Please give the number of lines in the records below where the word "RsosLds" occurs, and nothing else.

THE RECORDS: Begin

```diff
+            acc = __builtin_amdgcn_mfma_f64_16x16x4f64(a[2 * i + 1], b[i][1], acc, 0, 0, 0);
+        }
+    };
+    auto load = [&](int c, double (&a)[16], v2d (&b)[8]) __attribute__((always_inline)) {
+        const double SO_GLB* const vp = V + (size_t)c * 128;
+        const double SO_GLB* const rp = row + (size_t)c * 8;
+#pragma unroll
+        for (int i = 0; i < 8; ++i) {
+            a[2 * i] = vp[i * 128];
+            a[2 * i + 1] = vp[i * 128 + 64];
+            b[i] = *(const v2d_a8 SO_GLB*)(rp + 8 * i);
+        }
+    };
+    double aA[16], aB[16];
+    v2d bA[8], bB[8];
+    const int c1f = min(c1, K >> 3);
+    const int nfull = c1f > c0 ? (c1f - c0) >> 3 : 0;
+    if (nfull > 0) {
+        load(c0, aA, bA);
+        for (int n = 0; n < nfull; n += 2) {
+            const int c = c0 + 8 * n;
+            if (n + 1 < nfull) load(c + 8, aB, bB);
+            mm(aA, bA);
+            if (n + 2 < nfull) load(c + 16, aA, bA);
+            if (n + 1 < nfull) mm(aB, bB);
+        }
+    }
+    {
+        const int c = c0 + 8 * nfull;
+#pragma unroll
+        for (int i = 0; i < 8; ++i) {
+            const int cc = c + i;
+            aA[2 * i] = aA[2 * i + 1] = 0.0;
+            bA[i] = v2d{0.0, 0.0};
+            if (cc < c1) {
+                aA[2 * i] = V[(size_t)(2 * cc) * 64];
+                aA[2 * i + 1] = V[(size_t)(2 * cc + 1) * 64];
+                const int f = 8 * cc + 2 * gq;
+                if (f + 1 < K) bA[i] = *(const v2d_a8 SO_GLB*)(row + 8 * cc);
+                else if (f < K) bA[i][0] = row[8 * cc];
+            }
+        }
+        mm(aA, bA);
+    }
+#pragma unroll
+    for (int v = 0; v < 3; ++v) l.ss[(1 + yi) * 192 + v * 64 + lane] = acc[v];
+    flag_st(fl_base + 4 * (kRsosFlagWp + yi), 1);
+}
+
+template <int NY>
+__device__ __attribute__((noinline)) void rsos_wproj_chain(RsosShared* sh_, double* dyn, int64_t G_) {
+    constexpr int NX = 2 * NY + 1;
+    const int lane = threadIdx.x & 63;
+    SO_LDS RsosShared* const sh = (SO_LDS RsosShared*)rsos_lds_ptr(sh_);
+    const int64_t G = rfl64(G_);
+    const SO_LDS RsSos& g = sh->g;
+    const RsosLds l = rsos_carve(dyn, uni(g.cyc) > 0 ? 0 : uni(g.ngroups) * uni(g.ks) * 64, uni(g.rpitch), NX, rsos_nss(NY));
+    const uint32_t fl_base = (uint32_t)(uintptr_t)sh->flags;
+    const int ct = uni(g.ct), fuse = uni(g.fuse);
+    const int gq = lane >> 4, n16 = lane & 15;
+    double s[3] = {0.0, 0.0, 0.0};
+    if (fuse >= 0) {
+        const SO_LDS DCarrier& C0 = sh->ctl.car[0];
+        const DLeaf leaf0 = leaf_uniform(sh_->ctl.leaves[min(kCtlLeaves - 1, max(0, uni(C0.slot_leaf[0])))]);
+        const int64_t ncg = uni(g.nch) / ct;
+        const int64_t r = (G / ncg) * uni(g.rgs) + n16 / ct;
+        const int64_t f0 = (r * rfl64(g.pr) - uni(g.wp)) * rfl64(g.M) + uni(g.wj0);
+        const double2 sc = rsos_sine_at(f0 + leaf0.df + 1, leaf0.v0, leaf0.v1, leaf0.v2, leaf0.flag);
+        const double SO_GLB* const W = (const double SO_GLB*)rfl64((int64_t)(uintptr_t)g.mats) + 14 * 64 + (size_t)((uni(g.wk) + 7) >> 3) * 128;
+#pragma unroll
+        for (int v = 0; v < 3; ++v) {
+            const double t = fma(sc.y, W[gq + 4 * v], sc.x * W[16 + gq + 4 * v]);
+            s[v] = fuse == 2 ? -t : t;
+        }
+    }
+    int spins = 0;
+    for (;;) {
+        const int f = lane < NY ? flag_ld(fl_base + 4 * (kRsosFlagWp + lane)) : 1;
+        if (wave_min(f, NY) >= 1) break;
+        SO_SPIN_PAUSE(spins, 1, 1 << 22);
+    }
+#pragma unroll
+    for (int yi = 0; yi < NY; ++yi)
+#pragma unroll
+        for (int v = 0; v < 3; ++v) s[v] += l.ss[(1 + yi) * 192 + v * 64 + lane];
+#pragma unroll
+    for (int v = 0; v < 3; ++v) l.ss[v * 64 + lane] = s[v];
+}
+
 template <int NY>
 __device__ __attribute__((noinline)) void rsos_helper(RsosShared* sh_, double* dyn) {
     constexpr int NX = 2 * NY + 1;
@@ -966,7 +1101,7 @@
     SO_LDS RsosShared* const sh = (SO_LDS RsosShared*)rsos_lds_ptr(sh_);
     const SO_LDS RsSos& g = sh->g;
     const RsosLds l = rsos_carve(dyn, 0, uni(g.rpitch), NX, rsos_nss(NY));
-    const int NB = (uni(g.wp) + (int)rfl64(g.pr)) * uni(g.ngroups);
+    const int NB = (uni(sh->wpe) + (int)rfl64(g.pr)) * uni(g.ngroups);
     const double SO_GLB* mats = (const double SO_GLB*)rfl64((int64_t)(uintptr_t)g.mats);
     const uint32_t fl_base = (uint32_t)(uintptr_t)sh->flags;
     const int debug = uni(g.debug);
@@ -1015,7 +1150,7 @@
     const SO_LDS RsSos& g = sh->g;
     const int ngroups = uni(g.ngroups), rpitch = uni(g.rpitch), RING = uni(g.ring);
     const RsosLds l = rsos_carve(dyn, CYC > 0 ? 0 : ngroups * KS * 64, rpitch, NX, rsos_nss(NY));
-    const int ct = uni(g.ct), wp = uni(g.wp), debug = uni(g.debug);
+    const int ct = uni(g.ct), wp = uni(sh->wpe), debug = uni(g.debug);
     const int M = (int)rfl64(g.M);
     const int NB = (wp + (int)rfl64(g.pr)) * ngroups;
     constexpr int kw = 4 * KS;
@@ -1440,9 +1575,17 @@
         __syncthreads();
         if (threadIdx.x < kRsosFlags) sh.flags[threadIdx.x] = 0;
         if (threadIdx.x < 192) ss[threadIdx.x] = 0.0;
+        if (threadIdx.x == 0) {
+            const bool pj = NW != 16 && NW != 17 && rsos_wproj_group(sh, G);
+            sh.proj = pj ? 1 : 0;
+            sh.wpe = pj ? 0 : g.wp;
+            if (pj) sh.flags[kRsosFlagSseq] = -1;
+        }
         __syncthreads();
+        const bool proj = sh.proj != 0;
         if (wave == 0) {
             if (!(g.debug & 64)) {
+                if (proj) rsos_wproj_chain<NY>(&sh, lds_raw, G);
                 const int nk = (g.debug & 131072) ? 3 : (2 * g.nsec + 3) / 4;
                 if (nk <= 1) rsos_chain<NY, 1>(&sh, lds_raw, G);
                 else if (nk == 2) rsos_chain<NY, 2>(&sh, lds_raw, G);
@@ -1517,6 +1660,7 @@
             {
             if (NW >= 16 && wave > 12) continue;
             const int yi = NW == 16 ? (wave < 4 ? wave - 1 : wave < 8 ? wave - 2 : wave < 12 ? wave - 3 : 9) : wave - (wave > 4 ? 2 : 1);
+            if (proj) rsos_wproj_y<NY>(&sh, lds_raw, G, yi);
             if constexpr (sizeof(TO) == 4 && CYC > 0) {
                 if (g.f32m) {
                     rsos_ywave<KS, NY, NL, TO, CYC, true, HW>(&sh, lds_raw, G, yi);
diff --git a/signaloperators.jl_amd/csrc/plan.h b/signaloperators.jl_amd/csrc/plan.h
--- a/signaloperators.jl_amd/csrc/plan.h
+++ b/signaloperators.jl_amd/csrc/plan.h
@@ -20,6 +20,8 @@
 int design_resample_rational(int64_t num, int64_t den, std::vector<double>& h, std::string& err);
 int design_resample_arbitrary(double rate, int nphi, std::vector<double>& h, std::string& err);
 
+void rsos_wproj_matrix_sos(const double* sos, int nsec, double gain, const double* tab, const int* jend, int ngroups, int kw, int64_t M, int wp,
+                           std::vector<double>& V, int& j0, int& K);
 int resample_positions(double fs_in, double fs_out, double rate, int nphi, const double* h, int hlen,
                        int64_t n_out, int64_t* j, int32_t* p, double* alpha, int64_t* nfix, int64_t* nbaked);
 
diff --git a/signaloperators.jl_amd/csrc/sigops_internal.h b/signaloperators.jl_amd/csrc/sigops_internal.h
--- a/signaloperators.jl_amd/csrc/sigops_internal.h
+++ b/signaloperators.jl_amd/csrc/sigops_internal.h
@@ -308,7 +308,9 @@
     int32_t debug;
     int32_t cyc;
     int32_t arr2;
-    int32_t pad_;
+    int32_t wproj;
+    int32_t wk;
+    int32_t wj0;
     int64_t out_pitch;
     int64_t store_lo;
     const double* mats;
diff --git a/signaloperators.jl_amd/csrc/stages.cpp b/signaloperators.jl_amd/csrc/stages.cpp
--- a/signaloperators.jl_amd/csrc/stages.cpp
+++ b/signaloperators.jl_amd/csrc/stages.cpp
@@ -1462,9 +1462,12 @@
     }
 }
 
-static void rsos_block_matrices(const SosCoefs& cf, std::vector<double>& mats) {
+static void rsos_block_columns(const SosCoefs& cf, std::vector<double>& Tm, std::vector<double>& Cm, std::vector<double>& Dm, std::vector<double>& Am) {
     const int ns = cf.nsec, D = 2 * ns, B = 16;
-    std::vector<double> Tm(B * B, 0.0), Cm(B * 12, 0.0), Dm(12 * B, 0.0), Am(12 * 12, 0.0);
+    Tm.assign(B * B, 0.0);
+    Cm.assign(B * 12, 0.0);
+    Dm.assign(12 * B, 0.0);
+    Am.assign(12 * 12, 0.0);
     for (int col = 0; col < B + D; ++col) {
         std::vector<double> st(D, 0.0);
         if (col >= B) st[col - B] = 1.0;
@@ -1485,6 +1488,12 @@
             else Am[d * 12 + (col - B)] = st[d];
         }
     }
+}
+
+static void rsos_block_matrices(const SosCoefs& cf, std::vector<double>& mats) {
+    const int B = 16;
+    std::vector<double> Tm, Cm, Dm, Am;
+    rsos_block_columns(cf, Tm, Cm, Dm, Am);
     mats.assign((size_t)14 * 64, 0.0);
     for (int lane = 0; lane < 64; ++lane) {
         const int i = lane & 15, kq = lane >> 4;
@@ -1498,6 +1507,60 @@
             }
         }
     }
+}
+
+static void rsos_wproj_matrix(const SosCoefs& cf, const double* tab, const int* jend, int ngroups, int kw, int64_t M, int wp, std::vector<double>& V,
+                       int& j0, int& K) {
+    std::vector<double> Tm, Cm, Dm, Am;
+    rsos_block_columns(cf, Tm, Cm, Dm, Am);
+    int64_t lo = INT64_MAX, hi = INT64_MIN;
+    for (int p = 0; p < wp; p += std::max(1, wp - 1))
+        for (int gi = 0; gi < ngroups; ++gi) {
+            const int64_t o = (int64_t)p * M + jend[gi] - (kw - 1);
+            lo = std::min(lo, o);
+            hi = std::max(hi, o + kw - 1);
+        }
+    j0 = (int)lo;
+    K = (int)(hi - lo + 1);
+    std::vector<long double> acc((size_t)12 * K, 0.0L), P(12 * 16), Q(12 * 16);
+    for (int i = 0; i < 12 * 16; ++i) P[i] = Dm[i];
+    for (int64_t b = (int64_t)wp * ngroups - 1; b >= 0; --b) {
+        const int gi = (int)(b % ngroups);
+        const int64_t o0 = (b / ngroups) * M + jend[gi] - (kw - 1) - lo;
+        for (int kk = 0; kk < kw; ++kk) {
+            const double* tp = tab + ((size_t)gi * kw + kk) * 16;
+            for (int d = 0; d < 12; ++d) {
+                long double a = 0.0L;
+                for (int t = 0; t < 16; ++t) a += P[d * 16 + t] * (long double)tp[t];
+                acc[(size_t)d * K + o0 + kk] += a;
+            }
+        }
+        if (b == 0) break;
+        for (int d = 0; d < 12; ++d)
+            for (int t = 0; t < 16; ++t) {
+                long double a = 0.0L;
+                for (int e = 0; e < 12; ++e) a += (long double)Am[d * 12 + e] * P[e * 16 + t];
+                Q[d * 16 + t] = a;
+            }
+        P.swap(Q);
+    }
+    V.resize(acc.size());
+    for (size_t i = 0; i < acc.size(); ++i) V[i] = (double)acc[i];
+}
+
+void rsos_wproj_matrix_sos(const double* sos, int nsec, double gain, const double* tab, const int* jend, int ngroups, int kw, int64_t M, int wp,
+                           std::vector<double>& V, int& j0, int& K) {
+    SosCoefs cf{};
+    cf.nsec = nsec;
+    cf.gain = gain;
+    for (int f = 0; f < nsec; ++f) {
+        cf.b0[f] = sos[6 * f + 0];
+        cf.b1[f] = sos[6 * f + 1];
+        cf.b2[f] = sos[6 * f + 2];
+        cf.a1[f] = sos[6 * f + 4];
+        cf.a2[f] = sos[6 * f + 5];
+    }
+    rsos_wproj_matrix(cf, tab, jend, ngroups, kw, M, wp, V, j0, K);
 }
 
 void Plan::fuse_resample_sos() {
@@ -1715,7 +1778,17 @@
             if (ngrp < std::atoll(ev)) continue;
         } else {
             const double unit_cost = ct >= 8 ? 1.0 : ct == 4 ? 1.1 : ct == 2 ? 1.15 : 3.2;
-            const double t_fused = (double)((ngrp + cus - 1) / cus) * (double)((pr + wp) * ngp) * 0.30 * unit_cost * (ks + 14) / 28.0 + 15.0;
+            bool wpj = !std::getenv("SIGOPS_RSOS_NOWPROJ") && !std::getenv("SIGOPS_RSOS_NWAVES") && nodes[S2.node].dtype == SO_F64 && !two_arrays && !was_ga &&
+                       ct >= 8 && wp * Mp + kwp <= 16384;
+            if (wpj && plain_src) wpj = S3.in_array_node >= 0 && nodes[nodes[S3.node].kids[0]].dtype != SO_F32;
+            else if (wpj) {
+                const DCarrier& c0 = S3.carriers[0];
+                const bool sine = c0.nsteps == 1 && (c0.arg[0] & 0x2ff) == 0 && c0.nslots >= 1 && (c0.op[0] == OP_ADD || (c0.op[0] == OP_SUB && !(c0.arg[0] & 0x100))) &&
+                                  c0.slot_kind[0] == OP_FUNC && leaves[c0.slot_leaf[0]].mode == SO_FN_SIN && leaves[c0.slot_leaf[0]].sf == 1;
+                wpj = c0.dtype == SO_F64 && c0.array_node >= 0 && (c0.nsteps == 0 || sine);
+            }
+            const double t_pro = wpj ? 0.013 * (double)(wp * Mp + kwp) : 0.0;
+            const double t_fused = (double)((ngrp + cus - 1) / cus) * ((double)((pr + (wpj ? 0 : wp)) * ngp) * 0.30 * unit_cost * (ks + 14) / 28.0 + t_pro) + 15.0;
             const double t_two = 8.0e-6 * (double)need * nch + 95.0;
             if (std::getenv("SIGOPS_DEBUG_PLAN"))
                 std::fprintf(stderr, "[sigops] k_rsos estimate: fused %.0f us (%lld groups, %lld + %lld periods), two kernels %.0f us\n", t_fused,
@@ -1846,6 +1919,53 @@
         }
         S2.rsos_grid = (int)std::min<int64_t>(ngrp, cus);
         rsos_block_matrices(cf, S2.rsos_mats_host);
+        {
+            const std::vector<double>& tb = own_tab ? S2.rsos_tab_host : S3.tab_host;
+            const std::vector<int>& je = own_tab ? S2.rsos_jend_host : S3.jend_host;
+            const DCarrier& c0 = S3.carriers[0];
+            const bool form = g.fuse == -1 || ((g.fuse == 1 || g.fuse == 2) && g.fuse_sine);
+            S2.rs.wproj = 0;
+            if (!std::getenv("SIGOPS_RSOS_NOWPROJ") && nodes[S2.node].dtype == SO_F64 && !two_arrays && !g.src32 && !g.ring32 && !g.f32m &&
+                !g.gsplit && !g.help && (g.nwaves == 12 || g.nwaves == 8) && ct >= 8 && form && c0.dtype == SO_F64 && c0.array_node >= 0 &&
+                tb.size() == (size_t)ngp * kwp * 16 && (int)je.size() >= ngp && wp * Mp + kwp <= 16384) {
+                std::vector<double> V;
+                int j0 = 0, K = 0;
+                rsos_wproj_matrix(cf, tb.data(), je.data(), ngp, kwp, Mp, (int)wp, V, j0, K);
+                const int K8 = (K + 7) / 8 * 8;
+                std::vector<double>& mt = S2.rsos_mats_host;
+                mt.resize((size_t)14 * 64 + (size_t)K8 / 4 * 64 + 32, 0.0);
+                for (int ksx = 0; ksx < K8 / 4; ++ksx)
+                    for (int lane = 0; lane < 64; ++lane) {
+                        const int i = lane & 15, f = 8 * (ksx >> 1) + 2 * (lane >> 4) + (ksx & 1);
+                        mt[(size_t)14 * 64 + (size_t)ksx * 64 + lane] = i < 12 && f < K ? V[(size_t)i * K + f] : 0.0;
+                    }
+                if (g.fuse >= 0) {
+                    const DLeaf& L0 = leaves[c0.slot_leaf[0]];
+                    const long double wc = L0.flag ? (long double)L0.v0 / (long double)L0.v2 : 1.0L / (long double)L0.v2;
+                    long double vs[12] = {}, vc[12] = {};
+                    for (int f = 0; f < K; ++f) {
+                        long double ph = wc * f;
+                        ph -= floorl(ph);
+                        const long double sn = sinl(2.0L * 3.141592653589793238462643383279502884L * ph);
+                        const long double cs = cosl(2.0L * 3.141592653589793238462643383279502884L * ph);
+                        for (int i = 0; i < 12; ++i) {
+                            vs[i] += (long double)V[(size_t)i * K + f] * sn;
+                            vc[i] += (long double)V[(size_t)i * K + f] * cs;
+                        }
+                    }
+                    for (int i = 0; i < 12; ++i) {
+                        mt[(size_t)14 * 64 + (size_t)K8 / 4 * 64 + i] = (double)vs[i];
+                        mt[(size_t)14 * 64 + (size_t)K8 / 4 * 64 + 16 + i] = (double)vc[i];
+                    }
+                }
+                S2.rs.wproj = 1;
+                S2.rs.wk = K;
+                S2.rs.wj0 = j0;
+                if (std::getenv("SIGOPS_DEBUG_PLAN"))
+                    std::fprintf(stderr, "[sigops] k_rsos: warm-up as one product: %d frames from %d (%d k-steps instead of %lld blocks)\n", K, j0, K8 / 4,
+                                 (long long)(wp * ngp));
+            }
+        }
         S2.rsos_mats_buf = raw_buf(S2.rsos_mats_host.size() * 8);
         if (S2.bad_buf < 0) S2.bad_buf = raw_buf((size_t)nch * 4);
         S3.fused_away = true;
diff --git a/signaloperators.jl_amd/engine.py b/signaloperators.jl_amd/engine.py
--- a/signaloperators.jl_amd/engine.py
+++ b/signaloperators.jl_amd/engine.py
@@ -110,7 +110,12 @@
     def counters(self):
         L = K.lib()
         return {"graph_replays": L.so_plan_counter(self.handle, 0), "graph_captures": L.so_plan_counter(self.handle, 1),
-                "direct_executes": L.so_plan_counter(self.handle, 2), "fused_mfmas_per_block": L.so_plan_counter(self.handle, 3)}
+                "direct_executes": L.so_plan_counter(self.handle, 2), "fused_mfmas_per_block": L.so_plan_counter(self.handle, 3),
+                "wproj": L.so_plan_counter(self.handle, 4)}
+
+    def rsos_geometry(self):
+        L = K.lib()
+        return {k: L.so_plan_counter(self.handle, i) for i, k in enumerate(("pr", "wp", "M", "wproj_frames", "wproj_first"), 5)}
 
     def steps(self):
         out = []
```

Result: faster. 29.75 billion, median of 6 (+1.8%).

THE RECORDS: End

**SOLUTION FOR THIS TASK**
3